→ **EXERCISE PROMPT**: Reproduce every entry exactly, without alteration.
● ● ● ● ●
## Files before the change

### lattigo_amd/csrc/kernels.hip

```cpp
#include "kernels.h"

#include <atomic>
#include <cstdio>
#include <cstdlib>
#include <type_traits>
#include <mutex>
#include <unordered_map>
#include <vector>

namespace he {

namespace {
struct ProfRec { int id; hipEvent_t e0, e1; double bytes; };
struct ProfState { std::vector<ProfRec> recs; };
std::mutex g_prof_mu;
std::atomic<int> g_prof_active{0};
std::unordered_map<hipStream_t, ProfState> g_prof;
std::vector<hipEvent_t> g_prof_pool;
hipEvent_t prof_event_locked() {
    if (!g_prof_pool.empty()) { hipEvent_t e = g_prof_pool.back(); g_prof_pool.pop_back(); return e; }
    hipEvent_t e;
    (void)hipEventCreate(&e);
    return e;
}
// ... 177 lines not shown
    const uint64_t *tw;
    const double *twd;
    int N;
    int a;
    int flags;
    int scale;
    LimbTab tab;
    int epi;
    const uint64_t *epi_y, *epi_w;
    size_t epi_y_bs, epi_w_bs;
    uint64_t epi_s[kMaxLimbs];
    int zsplit;
    int epi2;
    uint64_t *out2;
    size_t out2_bs;
    const uint64_t *epi_y2, *epi_w2;
    size_t epi_y2_bs, epi_w2_bs;
    int epi_tensor;
    const uint64_t *ta0, *ta1, *tb0, *tb1;
    size_t ta0_bs, ta1_bs, tb0_bs, tb1_bs;
    uint64_t epi_ts[kMaxLimbs];
    uint64_t io_s[kMaxLimbs];
    int epi_y_f64;
    int epi_y_reduce;
    int nbatch, iters;
    int nbatch_prof = 0;
    int tprod = 0;
    unsigned sc_ginv = 0;
    int sc_logN = 0;
    const size_t *in_tab = nullptr;
    int cb = 0;
    const size_t *out_tab = nullptr, *out2_tab = nullptr, *epi_w_tab = nullptr, *epi_w2_tab = nullptr;
    const size_t *ta0_tab = nullptr, *ta1_tab = nullptr, *tb0_tab = nullptr, *tb1_tab = nullptr;
    const size_t *epi_y_tab = nullptr, *epi_y2_tab = nullptr;
};

__device__ __forceinline__ int lds_phys(int e) { return e + (e >> 4); }

__device__ __forceinline__ void wave_lds_sync() {
    __builtin_amdgcn_fence(__ATOMIC_RELEASE, "wavefront");
    __builtin_amdgcn_wave_barrier();
    __builtin_amdgcn_fence(__ATOMIC_ACQUIRE, "wavefront");
}
__device__ __forceinline__ void rows_sync(int sh) {
    if (sh <= 6) wave_lds_sync();
    else __syncthreads();
}
template <int T>
__device__ __forceinline__ int nat_e(int k, int tau) {
    constexpr int CH = T >= 64 ? 64 : T;
    return (tau / CH) * (16 * CH) + k * CH + (tau % CH);
}

int ntt_row_bits(int n) {
    return n <= 12 ? n : (n <= 15 ? 12 : 13);
}

template <int G4, bool INV, bool NC>
__device__ __forceinline__ void rows_round(uint64_t (&x)[16], const uint64_t *__restrict__ tw, int rowtw, int s0, int hi0,
                                           int tau, int sh, uint64_t q, uint64_t twoq, uint64_t qinv, const ModConst &mc,
                                           bool scale_last) {
    constexpr int g = G4, G = 1 << g, W = 16 / G;
    if constexpr (!INV) {
#pragma unroll
        for (int u = 0; u < g; u++) {
            const int d = 1 << (g - 1 - u);
#pragma unroll
            for (int w = 0; w < W; w++) {
                const int hi = (W == 1) ? hi0 : ((tau * W + w) >> sh);
                const int base = (rowtw << (s0 + u)) + (hi << u);
#pragma unroll
                for (int k = 0; k < G; k++) {
                    if (k & d) continue;
                    const uint64_t wv = tw[base + (k >> (g - u))];
                    if constexpr (NC) bfly_fwd_nc<true>(x[w * G + k], x[w * G + k + d], wv, q, qinv);
                    else bfly_fwd<true>(x[w * G + k], x[w * G + k + d], wv, q, twoq, qinv);
                }
            }
        }
    } else {
#pragma unroll
        for (int u = g - 1; u >= 0; u--) {
            const int d = 1 << (g - 1 - u);
            const bool last = scale_last && u == 0;
#pragma unroll
            for (int w = 0; w < W; w++) {
                const int hi = (W == 1) ? hi0 : ((tau * W + w) >> sh);
                const int base = (rowtw << (s0 + u)) + (hi << u);
#pragma unroll
                for (int k = 0; k < G; k++) {
                    if (k & d) continue;
                    const uint64_t wv = tw[base + (k >> (g - u))];
                    if (last) bfly_inv_scaled(x[w * G + k], x[w * G + k + d], mred(wv, mc.ninv, q, qinv), mc.ninv, q, twoq, qinv);
                    else bfly_inv(x[w * G + k], x[w * G + k + d], wv, q, twoq, qinv);
                }
            }
        }
    }
}
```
● ● ● ● ●
→ **OUTPUT OF THE EXERCISE**:
## Files before the change

### lattigo_amd/csrc/kernels.hip

```cpp
#include "kernels.h"

#include <atomic>
#include <cstdio>
#include <cstdlib>
#include <type_traits>
#include <mutex>
#include <unordered_map>
#include <vector>

namespace he {

namespace {
struct ProfRec { int id; hipEvent_t e0, e1; double bytes; };
struct ProfState { std::vector<ProfRec> recs; };
std::mutex g_prof_mu;
std::atomic<int> g_prof_active{0};
std::unordered_map<hipStream_t, ProfState> g_prof;
std::vector<hipEvent_t> g_prof_pool;
hipEvent_t prof_event_locked() {
    if (!g_prof_pool.empty()) { hipEvent_t e = g_prof_pool.back(); g_prof_pool.pop_back(); return e; }
    hipEvent_t e;
    (void)hipEventCreate(&e);
    return e;
}
// ... 177 lines not shown
    const uint64_t *tw;
    const double *twd;
    int N;
    int a;
    int flags;
    int scale;
    LimbTab tab;
    int epi;
    const uint64_t *epi_y, *epi_w;
    size_t epi_y_bs, epi_w_bs;
    uint64_t epi_s[kMaxLimbs];
    int zsplit;
    int epi2;
    uint64_t *out2;
    size_t out2_bs;
    const uint64_t *epi_y2, *epi_w2;
    size_t epi_y2_bs, epi_w2_bs;
    int epi_tensor;
    const uint64_t *ta0, *ta1, *tb0, *tb1;
    size_t ta0_bs, ta1_bs, tb0_bs, tb1_bs;
    uint64_t epi_ts[kMaxLimbs];
    uint64_t io_s[kMaxLimbs];
    int epi_y_f64;
    int epi_y_reduce;
    int nbatch, iters;
    int nbatch_prof = 0;
    int tprod = 0;
    unsigned sc_ginv = 0;
    int sc_logN = 0;
    const size_t *in_tab = nullptr;
    int cb = 0;
    const size_t *out_tab = nullptr, *out2_tab = nullptr, *epi_w_tab = nullptr, *epi_w2_tab = nullptr;
    const size_t *ta0_tab = nullptr, *ta1_tab = nullptr, *tb0_tab = nullptr, *tb1_tab = nullptr;
    const size_t *epi_y_tab = nullptr, *epi_y2_tab = nullptr;
};

__device__ __forceinline__ int lds_phys(int e) { return e + (e >> 4); }

__device__ __forceinline__ void wave_lds_sync() {
    __builtin_amdgcn_fence(__ATOMIC_RELEASE, "wavefront");
    __builtin_amdgcn_wave_barrier();
    __builtin_amdgcn_fence(__ATOMIC_ACQUIRE, "wavefront");
}
__device__ __forceinline__ void rows_sync(int sh) {
    if (sh <= 6) wave_lds_sync();
    else __syncthreads();
}
template <int T>
__device__ __forceinline__ int nat_e(int k, int tau) {
    constexpr int CH = T >= 64 ? 64 : T;
    return (tau / CH) * (16 * CH) + k * CH + (tau % CH);
}

int ntt_row_bits(int n) {
    return n <= 12 ? n : (n <= 15 ? 12 : 13);
}

template <int G4, bool INV, bool NC>
__device__ __forceinline__ void rows_round(uint64_t (&x)[16], const uint64_t *__restrict__ tw, int rowtw, int s0, int hi0,
                                           int tau, int sh, uint64_t q, uint64_t twoq, uint64_t qinv, const ModConst &mc,
                                           bool scale_last) {
    constexpr int g = G4, G = 1 << g, W = 16 / G;
    if constexpr (!INV) {
#pragma unroll
        for (int u = 0; u < g; u++) {
            const int d = 1 << (g - 1 - u);
#pragma unroll
            for (int w = 0; w < W; w++) {
                const int hi = (W == 1) ? hi0 : ((tau * W + w) >> sh);
                const int base = (rowtw << (s0 + u)) + (hi << u);
#pragma unroll
                for (int k = 0; k < G; k++) {
                    if (k & d) continue;
                    const uint64_t wv = tw[base + (k >> (g - u))];
                    if constexpr (NC) bfly_fwd_nc<true>(x[w * G + k], x[w * G + k + d], wv, q, qinv);
                    else bfly_fwd<true>(x[w * G + k], x[w * G + k + d], wv, q, twoq, qinv);
                }
            }
        }
    } else {
#pragma unroll
        for (int u = g - 1; u >= 0; u--) {
            const int d = 1 << (g - 1 - u);
            const bool last = scale_last && u == 0;
#pragma unroll
            for (int w = 0; w < W; w++) {
                const int hi = (W == 1) ? hi0 : ((tau * W + w) >> sh);
                const int base = (rowtw << (s0 + u)) + (hi << u);
#pragma unroll
                for (int k = 0; k < G; k++) {
                    if (k & d) continue;
                    const uint64_t wv = tw[base + (k >> (g - u))];
                    if (last) bfly_inv_scaled(x[w * G + k], x[w * G + k + d], mred(wv, mc.ninv, q, qinv), mc.ninv, q, twoq, qinv);
                    else bfly_inv(x[w * G + k], x[w * G + k + d], wv, q, twoq, qinv);
                }
            }
        }
    }
}
```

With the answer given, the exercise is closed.